=== Begin Enclosure ===

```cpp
__device__ __forceinline__ void put_hit(uint32_t* hits, uint32_t cap, uint32_t* counters, uint32_t f, uint64_t end,
                                        uint32_t aid) {
  const uint32_t g = wave_slot(&counters[kCtHits]);
  if (g < cap) {
    hits[3ull * g + 0] = f;
    hits[3ull * g + 1] = uint32_t(end);
    hits[3ull * g + 2] = hit_aid_word(aid, end);
  } else {
    counters[kCtHitOvf] = 1;
  }
}
__device__ __forceinline__ bool follow_lut_pass(const FollowLut& L, const uint32_t* X, int64_t avail) {
  const uint32_t n0 = L.n[0], n1 = L.n[1];
  if (n0 == 0) return true;
  const int64_t span0 = int64_t(L.hi[0]) + n0, span1 = n1 ? int64_t(L.hi[1]) + n1 : 0;
  const int64_t lim = avail < (span0 > span1 ? span0 : span1) ? avail : (span0 > span1 ? span0 : span1);
  uint32_t nonascii = 0;
#pragma unroll
  for (int j = 0; j < 13; j++) {
    const int64_t v = lim - 4 * j;
    const uint32_t vm = v >= 4 ? ~0u : (v <= 0 ? 0u : (1u << (8 * uint32_t(v))) - 1u);
    nonascii |= X[j] & vm;
  }
  if (nonascii & 0x80808080u) return true;
  uint32_t t[4], h[2];
// ... 2682 lines not shown
    fo.n_items = e.n_fitems_;
    fo.stage_items = e.fold_stage_ ? 1u : 0u;
    fo.n_classes = e.n_fclasses_;
    static const uint32_t fold_diag =
        std::getenv("TSG_DIAG_FOLD") ? uint32_t(std::atoi(std::getenv("TSG_DIAG_FOLD"))) : 0u;
    fo.diag = fold_diag;
    fo.pairs = static_cast<const FoldPair*>(e.d_fold_pairs_);
    fo.first = static_cast<const uint32_t*>(e.d_fold_first_);
    fo.n_pairs_k = e.n_fold_pairs_k_;
    fo.n_pairs_s = e.n_fold_pairs_s_;
    fo.n_cap_k = e.n_fold_cap_k_;
    fo.n_cap_s = e.n_fold_cap_s_;
    fo.folds = static_cast<const FoldSite*>(e.d_folds_);
    fo.fold_cap = e.caps_.fold;
    fo.idx_off = static_cast<const uint32_t*>(e.d_fold_idx_off_);
    fo.idx_items = static_cast<const uint32_t*>(e.d_fold_idx_items_);
    fo.n_cap_k_idx = e.n_fold_cap_k_idx_;
    fo.n_cap_s_idx = e.n_fold_cap_s_idx_;
    fo.hits = static_cast<uint32_t*>(e.d_hits_);
    fo.hit_cap = e.caps_.hit;
    fo.counters = W.counters;
    return fo;
  }
  static KwFoldParams KwFold(const GpuEngine& e, const WorkSet& W, const uint8_t* d_arena,
                             const uint64_t* d_offsets) {
    KwFoldParams kf;
    kf.arena = d_arena;
    kf.off = d_offsets;
    kf.tabs = static_cast<const uint8_t*>(e.d_ftabs_);
    kf.t_items = e.ft_items_;
    kf.t_item_ids = e.ft_item_ids_;
    kf.t_item_cls = e.ft_item_cls_;
    kf.t_classes = e.ft_classes_;
    kf.pairs = static_cast<const FoldPair*>(e.d_kwfold_pairs_);
    kf.n_rng_i = e.n_kwf_ri_;
    kf.n_rng_k = e.n_kwf_rk_;
    kf.n_cap_i = e.n_kwf_ci_;
    kf.n_cap_k = e.n_kwf_ck_;
    kf.folds = static_cast<const FoldSite*>(e.d_folds_);
    kf.fold_cap = e.caps_.fold;
    kf.counters = W.counters;
    kf.kwbits = static_cast<uint32_t*>(W.kw);
    kf.kw_words = e.kw_words_;
    return kf;
  }
  static NfaParams Nfa(const GpuEngine& e, const WorkSet& W, const uint8_t* d_arena, const uint64_t* d_offsets,
                       uint32_t n_files, const SkipIn* skip) {
    NfaParams np;
    np.arena = d_arena;
    np.off = d_offsets;
    np.n_files = n_files;
    np.nl = static_cast<const uint16_t*>(e.d_nl_);
    np.anchors = e.d_anchors_;
    np.rules = e.d_rules_;
    np.rule_kw = e.d_rule_kw_;
    np.kwbits = static_cast<const uint32_t*>(W.kw);
    np.kw_words = e.kw_words_;
    np.flags = static_cast<const uint32_t*>(W.flags);
    np.nfa = e.d_nfa_;
    np.hits = static_cast<const uint32_t*>(e.d_hits_);
    np.hit_cap = e.caps_.hit;
    np.counters = W.counters;
    static const uint32_t verify_diag =
        std::getenv("TSG_DIAG_VERIFY") ? uint32_t(std::atoi(std::getenv("TSG_DIAG_VERIFY"))) : 0u;
    np.diag = verify_diag;
    np.cands = static_cast<Candidate*>(W.cands);
    np.cand_cap = e.caps_.cand;
    np.fullscan_rules = e.d_fullscan_rules_;
    np.n_fullscan_rules = e.n_fullscan_rules_;
    np.fs_chunk = e.fs_chunk_;
    np.skip = skip ? skip->d_skip : nullptr;
    np.drop_marked = skip && skip->drop_marked ? 1u : 0u;
    np.kw_fold = e.kw_fold_ ? 1u : 0u;
    return np;
  }
  static FsLists FullScanLists(const GpuEngine& e, const WorkSet& W) {
    FsLists fq;
    fq.pairs = static_cast<FsPair*>(e.d_fs_pairs_);
    fq.pair_cap = e.caps_.fs_pair;
    fq.tasks = static_cast<FsTask*>(e.d_fs_tasks_);
    fq.task_cap = e.caps_.fs_task;
    fq.wave_pairs = static_cast<uint32_t*>(e.d_fs_wave_);
    fq.ctr = W.fs_ctr;
    fq.task_min = e.caps_.fs_task_bytes;
    return fq;
  }
};

bool GpuEngine::EnqueuePhase(const uint8_t* d_arena, uint64_t n_bytes, const uint64_t* d_offsets, uint32_t n_files,
                             uint64_t n_chunks, WorkSet& W, bool k0_aux, PhaseEvents& E, const SkipIn* skip) {
  const uint64_t f_tiles = (n_bytes + kFTile - 1) / kFTile;
  if (skip && (!skip->d_skip || f_tiles == 0)) skip = nullptr;
  if (!EnsureSets(n_chunks, n_files, f_tiles, skip != nullptr)) return false;
  if (!Ensure(&d_nl_, &cap_nl_, (n_chunks + 8) * 2) ||
      !Ensure(&d_folds_, &cap_folds_, size_t(caps_.fold) * sizeof(FoldSite)) ||
      !Ensure(&d_recs_, &cap_recs_, size_t(caps_.rec) * 4) ||
      !Ensure(&d_hits_, &cap_hits_, size_t(caps_.hit) * 12))
    return false;
  if (n_fullscan_rules_ > 0 &&
      (!Ensure(&d_fs_pairs_, &cap_fs_pairs_, size_t(caps_.fs_pair) * sizeof(FsPair)) ||
       !Ensure(&d_fs_wave_, &cap_fs_wave_, size_t(caps_.fs_pair) * 4) ||
       !Ensure(&d_fs_tasks_, &cap_fs_tasks_, size_t(caps_.fs_task) * 4 * sizeof(FsTask))))
    return false;
  const hipStream_t k0s = k0_aux ? aux_stream_ : stream_;
  if (skip && skip->ready) HIP_OK(hipStreamWaitEvent(k0s, skip->ready, 0));
  if (W.free_rec) HIP_OK(hipStreamWaitEvent(k0s, W.free_ev, 0));
  if (!k0_aux && W.k0_rec) HIP_OK(hipStreamWaitEvent(stream_, W.k0_done, 0));
  if (k0_aux && k2_rec_) HIP_OK(hipStreamWaitEvent(aux_stream_, k2_done_, 0));
  if (!k0_aux) {
    HIP_OK(hipEventRecord(E.ev[kEvStart], stream_));
    if (d_item_diag_) HIP_OK(hipMemsetAsync(d_item_diag_, 0, 8 * std::max<size_t>(n_fitems_, 1), stream_));
  }
  HIP_OK(hipEventRecord(E.ev_k0[0], k0s));
  {
    const uint64_t used = (n_bytes + kChunk - 1) / kChunk;
    const uint64_t runs = (used + kK0Run - 1) / kK0Run;
    const uint64_t clear_q = (uint64_t(n_files) * (1 + kw_words_) + 3) / 4;
    const uint64_t work = std::max(runs, clear_q);
    const uint32_t blocks = uint32_t(std::max<uint64_t>(1, std::min<uint64_t>((work + 255) / 256, 8192)));
    ClearParams z;
    z.flags = static_cast<uint32_t*>(W.flags);
    z.kw = static_cast<uint32_t*>(W.kw);
    z.n_kw = uint64_t(n_files) * kw_words_;
    z.counters = W.counters;
    z.fs_ctr = n_fullscan_rules_ > 0 ? W.fs_ctr : nullptr;
    z.skip_info = skip ? W.skip_info : nullptr;
    chunk_map_kernel<<<blocks, 256, 0, k0s>>>(d_offsets, n_files, used, static_cast<uint32_t*>(W.chunk_file), z);
    HIP_OK(hipGetLastError());
  }
  if (skip) {
    const uint32_t blocks =
        uint32_t(std::max<uint64_t>(1, std::min<uint64_t>((KeepWords(f_tiles) * 64 + 255) / 256, 4096)));
    tile_keep_kernel<<<blocks, 256, 0, k0s>>>(d_offsets, n_files, static_cast<const uint32_t*>(W.chunk_file),
                                              skip->d_skip, n_bytes, f_tiles, static_cast<uint64_t*>(W.keep_bits),
                                              W.skip_info);
    HIP_OK(hipGetLastError());
    tile_runs_kernel<<<1, kRunThreads, 0, k0s>>>(static_cast<const uint64_t*>(W.keep_bits), f_tiles,
                                                 static_cast<uint2*>(W.runs), W.skip_info);
    HIP_OK(hipGetLastError());
  }
  HIP_OK(hipEventRecord(E.ev_k0[1], k0s));
  if (k0_aux) {
    HIP_OK(hipEventRecord(W.k0_done, aux_stream_));
    W.k0_rec = true;
    HIP_OK(hipEventRecord(E.ev[kEvStart], stream_));
    if (d_item_diag_) HIP_OK(hipMemsetAsync(d_item_diag_, 0, 8 * std::max<size_t>(n_fitems_, 1), stream_));
    HIP_OK(hipStreamWaitEvent(stream_, W.k0_done, 0));
  }
  const FilterParams fp = KernelArgs::Filter(*this, W, d_arena, n_bytes, skip);
  uint32_t f_grid =
      uint32_t(std::max<uint64_t>(1, std::min<uint64_t>((f_tiles + kScanWaves - 1) / kScanWaves, 256 * kFWgPerCu)));
  if (k1_grid_cap_) f_grid = std::min(f_grid, k1_grid_cap_);
  HIP_OK(hipEventRecord(E.ev[kEvK1], stream_));
  if (skip) filter_kernel<true><<<f_grid, kScanThreads, 0, stream_>>>(fp);
  else filter_kernel<false><<<f_grid, kScanThreads, 0, stream_>>>(fp);
  HIP_OK(hipGetLastError());
  HIP_OK(hipEventRecord(E.ev[kEvK2], stream_));
  const ConfirmParams cp = KernelArgs::Confirm(*this, W, d_arena, n_bytes, d_offsets);
  if (diag_mode_ == 0) {
    if (lds_tabs_)
      confirm_kernel<true><<<2048 * 256 / kCThreads, kCThreads, c_lds_bytes_, stream_>>>(cp);
    else
      confirm_kernel<false><<<2048 * 256 / kCThreadsG, kCThreadsG, c_lds_bytes_, stream_>>>(cp);
  }
  HIP_OK(hipGetLastError());
  HIP_OK(hipEventRecord(E.ev[kEvFold], stream_));
  HIP_OK(hipEventRecord(k2_done_, stream_));
  k2_rec_ = true;
  const FoldParams fo = KernelArgs::Fold(*this, W, d_arena, d_offsets);
  if (diag_mode_ == 0) {
    if (lds_tabs_)
      fold_kernel<true><<<fold_grid_, 64 * kFoldWaves, ftabs_fold_bytes_ + 32 * n_fitems_, stream_>>>(fo);
    else if (fold_stage_)
      fold_kernel<false, 16><<<2048, 64 * 16, fold_stage_bytes_, stream_>>>(fo);
    else
      fold_kernel<false><<<2048, 64 * kFoldWaves, 0, stream_>>>(fo);
  }
  HIP_OK(hipGetLastError());
  if (diag_mode_ == 0 && kw_fold_ && n_kwf_ci_ + n_kwf_ck_ > 0) {
    const KwFoldParams kf = KernelArgs::KwFold(*this, W, d_arena, d_offsets);
    kwfold_kernel<<<1024, 64 * kFoldWaves, 0, stream_>>>(kf);
    HIP_OK(hipGetLastError());
  }
  HIP_OK(hipEventRecord(E.ev[kEvVerify], stream_));
  const NfaParams np = KernelArgs::Nfa(*this, W, d_arena, d_offsets, n_files, skip);
  if (diag_mode_ == 0) verify_hits_kernel<<<verify_blocks_, 256, 0, stream_>>>(np);
  HIP_OK(hipGetLastError());
  if (np.n_fullscan_rules > 0) {
    HIP_OK(hipEventRecord(E.ev_fs, stream_));
    const FsLists fq = KernelArgs::FullScanLists(*this, W);
    const uint64_t pairs = uint64_t(n_files) * n_fullscan_rules_;
    const uint32_t pb = uint32_t(std::min<uint64_t>(std::max<uint64_t>((pairs + 255) / 256, 1), 4096));
    fs_pairs_kernel<<<pb, 256, 0, stream_>>>(np, fq);
    HIP_OK(hipGetLastError());
    fs_task_kernel<<<2048, 256, 0, stream_>>>(np, fq);
    HIP_OK(hipGetLastError());
    fs_wave_kernel<<<1024, 256, 0, stream_>>>(np, fq);
    HIP_OK(hipGetLastError());
  }
  HIP_OK(hipEventRecord(E.ev[kEvFinalize], stream_));
  if (diag_mode_ == 0) finalize_kernel<<<finalize_blocks_, 256, 0, stream_>>>(np);
  HIP_OK(hipGetLastError());
  HIP_OK(hipEventRecord(E.ev[kEvEnd], stream_));
  return true;
}


void FetchOut::Release() {
  if (owner && lease) owner->GiveFetchBuf(lease, lease_cap);
  owner = nullptr;
  lease = nullptr;
  lease_cap = 0;
  buf = nullptr;
}

void GpuEngine::SetFetchSizes(uint64_t stage_bytes, uint64_t direct_bytes) {
  fetch_stage_bytes_.store(std::max<uint64_t>(kFetchSeg, stage_bytes / kFetchSeg * kFetchSeg));
  fetch_direct_bytes_.store(std::max<uint64_t>(1, direct_bytes));
  fetchw_stage_bytes_.store(std::max<uint64_t>(kFetchGranule, stage_bytes / kFetchGranule * kFetchGranule));
}

void* GpuEngine::TakeFetchBuf(size_t need, size_t* cap) { return fetch_pool_->Take(need, cap); }
void GpuEngine::GiveFetchBuf(void* p, size_t cap) { fetch_pool_->Give(p, cap); }

bool GpuEngine::EnsureFetchStream() {
  if (fetch_stream_) return true;
  HIP_OK(hipStreamCreateWithFlags(&fetch_stream_, hipStreamNonBlocking));
  HIP_OK(hipEventCreateWithFlags(&ev_packed_, hipEventDisableTiming));
  HIP_OK(hipEventCreateWithFlags(&ev_drained_, hipEventDisableTiming));
  HIP_OK(hipEventCreate(&ev_run_f_[0]));
  HIP_OK(hipEventCreate(&ev_run_f_[1]));
  HIP_OK(hipMalloc(&d_fctr_, sizeof(FetchCounters)));
  HIP_OK(hipHostMalloc(&h_run_fctr_, sizeof(FetchCounters), hipHostMallocDefault));
  return true;
}

void GpuEngine::NoteFetch(uint64_t packed, uint64_t total) {
  const uint64_t rp = fetch_recent_packed_.load(), rt = fetch_recent_total_.load();
  fetch_recent_packed_.store(std::max(packed, rp - rp / 8));
  fetch_recent_total_.store(std::max(total, rt - rt / 8));
}

bool GpuEngine::IssueFetch(const WorkSet& W, const uint8_t* d_arena, const uint64_t* d_offsets, uint32_t n_files,
                           const uint32_t* h_flags, uint64_t direct, uint64_t stage, uint64_t copy_bytes,
                           uint8_t* h_dst, void* h_ctr, hipEvent_t ev0) {
  if (!EnsureFetchStream()) return false;
  const size_t stage_need = size_t(std::max<uint64_t>(std::min(stage, copy_bytes), 16));
  if (d_fstage_ && cap_fstage_ < stage_need) HIP_OK(hipStreamSynchronize(fetch_stream_));
  if (!Ensure(&d_fscratch_, &cap_fscratch_, FetchScratchBytes(n_files)) ||
      !Ensure(&d_fstage_, &cap_fstage_, stage_need))
    return false;
  FetchCounters* ctr = static_cast<FetchCounters*>(d_fctr_);
  HIP_OK(hipEventRecord(ev0, stream_));
  if (h_flags)
    HIP_OK(hipMemcpyAsync(FetchFlags(d_fscratch_, n_files), h_flags, size_t(n_files) * 4, hipMemcpyHostToDevice,
                          stream_));
  HIP_OK(FetchPlan(h_flags ? nullptr : static_cast<const Candidate*>(W.cands), W.counters + kCtCands, caps_.cand,
                   d_offsets, n_files, direct, d_fscratch_, ctr, stream_));
  HIP_OK(hipMemcpyAsync(h_ctr, ctr, sizeof(FetchCounters), hipMemcpyDeviceToHost, stream_));
  uint8_t* st = static_cast<uint8_t*>(d_fstage_);
  for (uint64_t w0 = 0; w0 < copy_bytes; w0 += stage) {
    const uint64_t w1 = std::min(w0 + stage, copy_bytes);
    HIP_OK(hipStreamWaitEvent(stream_, ev_drained_, 0));
    HIP_OK(FetchPack(d_arena, d_offsets, n_files, d_fscratch_, ctr, w0, w1, st, stream_));
    HIP_OK(hipEventRecord(ev_packed_, stream_));
    HIP_OK(hipStreamWaitEvent(fetch_stream_, ev_packed_, 0));
    HIP_OK(hipMemcpyAsync(h_dst + w0, st, size_t(w1 - w0), hipMemcpyDeviceToHost, fetch_stream_));
    HIP_OK(hipEventRecord(ev_drained_, fetch_stream_));
  }
  if (copy_bytes == 0) {
    HIP_OK(hipEventRecord(ev_packed_, stream_));
    HIP_OK(hipStreamWaitEvent(fetch_stream_, ev_packed_, 0));
  }
  return true;
}

bool GpuEngine::FetchNow(const uint8_t* d_arena, const uint64_t* d_offsets, uint32_t n_files,
                         std::vector<uint8_t> want, bool upload_flags, FetchOut* out) {
  if (!out->h_offsets) {
    err_ = "fetch: the batch's host offsets are missing";
    return false;
  }
  const uint64_t stage = fetch_stage_bytes_.load(), direct = fetch_direct_bytes_.load();
  HostFetchPlan P;
  PlanFetchOnHost(std::move(want), out->h_offsets, n_files, direct, out, &P);
  NoteFetch(P.packed, P.total);
  out->files = out->bytes = out->direct_files = 0;
  out->rounds = 0;
  out->ms_fetch = 0;
  if (P.files == 0) return true;
  if (!EnsureFetchStream()) return false;
  size_t cap = 0;
  void* lease = TakeFetchBuf(size_t(P.total) + 64, &cap);
  if (!lease) {
    err_ = "fetch: hipHostMalloc failed for " + std::to_string(P.total) + " bytes";
    return false;
  }
  out->owner = this;
  out->lease = lease;
  out->lease_cap = cap;
  out->buf = static_cast<const uint8_t*>(lease);
  const uint32_t* h_flags = nullptr;
  if (upload_flags) {
    if (!EnsureHost(&h_fflags_, &cap_h_fflags_, size_t(n_files) * 4 + 4)) return false;
    uint32_t* hf = static_cast<uint32_t*>(h_fflags_);
    for (uint32_t f = 0; f < n_files; f++) hf[f] = out->fetched[f];
    h_flags = hf;
  }
// ... 239 lines not shown
```

Measured before the change: 3169.

## Load per-lane 8-byte prefix with tile instead of DPP shift; template out diag path

Each lane now loads the 8 bytes preceding its chunk alongside the tile loads, replacing the DPP row-shift plus readlane carry and the separate load_pre at run boundaries. The run table is read through the constant address space with 32-bit indices, the diag-mode branch becomes a template parameter, and launch bounds are derived from the workgroups-per-CU setting. Scheduling barriers pin load ordering. This removes cross-lane dependencies and per-tile serial carry at the cost of one extra small global load per lane per tile, and it truncates counters to 32 bits.

```diff
diff --git a/trivy_amd/csrc/engine.hip b/trivy_amd/csrc/engine.hip
--- a/trivy_amd/csrc/engine.hip
+++ b/trivy_amd/csrc/engine.hip
@@ -117,6 +117,7 @@
 #define TSG_K1_WGS 2
 #endif
 constexpr int kFWgPerCu = TSG_K1_WGS;
+constexpr int kFWavesPerSimd = kFWgPerCu * kScanThreads / 256;
 constexpr uint32_t kFGroup = 8;
 #ifndef TSG_K1_OR_READAHEAD
 #define TSG_K1_OR_READAHEAD 4
@@ -325,8 +326,8 @@
   return acc;
 }
 
-template <bool kRuns>
-__global__ __launch_bounds__(kScanThreads, 8) void filter_kernel(FilterParams P) {
+template <bool kRuns, bool kDiag>
+__global__ __launch_bounds__(kScanThreads, kFWavesPerSimd) void filter_kernel(FilterParams P) {
   __shared__ __attribute__((aligned(16))) uint8_t s_reach[65536];
   __shared__ uint32_t s_queue[kScanWaves * kFQueue];
   __shared__ uint64_t s_nl[kScanWaves * kFNlTiles];
@@ -347,7 +348,10 @@
   const uint64_t n_tiles = (P.n_bytes + kFTile - 1) / kFTile;
   const uint64_t n_waves = uint64_t(gridDim.x) * kScanWaves;
   const uint64_t wid = uint64_t(blockIdx.x) * kScanWaves + wave;
-  const uint2* __restrict__ RUNS = kRuns ? P.runs : nullptr;
+  using RunTable = const __attribute__((address_space(4))) uint32_t*;
+  const RunTable RUNS = kRuns ? (RunTable)(P.runs) : nullptr;
+  auto run_tile = [&](uint32_t r) { return uint32_t(__builtin_amdgcn_readfirstlane(RUNS[2 * r])); };
+  auto run_kept = [&](uint32_t r) { return uint32_t(__builtin_amdgcn_readfirstlane(RUNS[2 * r + 1])); };
   auto uni = [](uint32_t v) { return uint32_t(__builtin_amdgcn_readfirstlane(v)); };
   const uint64_t n_kept = RUNS ? uint64_t(uni(P.run_info[kSkKept])) : n_tiles;
   const bool tail_kept = RUNS ? uni(P.run_info[kSkTailKept]) != 0 : true;
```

=== End Enclosure ===

Prompt:
In the listing, find all lines with the string "hipHostMalloc" and copy them.

Your solution:
  HIP_OK(hipHostMalloc(&h_run_fctr_, sizeof(FetchCounters), hipHostMallocDefault));
    err_ = "fetch: hipHostMalloc failed for " + std::to_string(P.total) + " bytes";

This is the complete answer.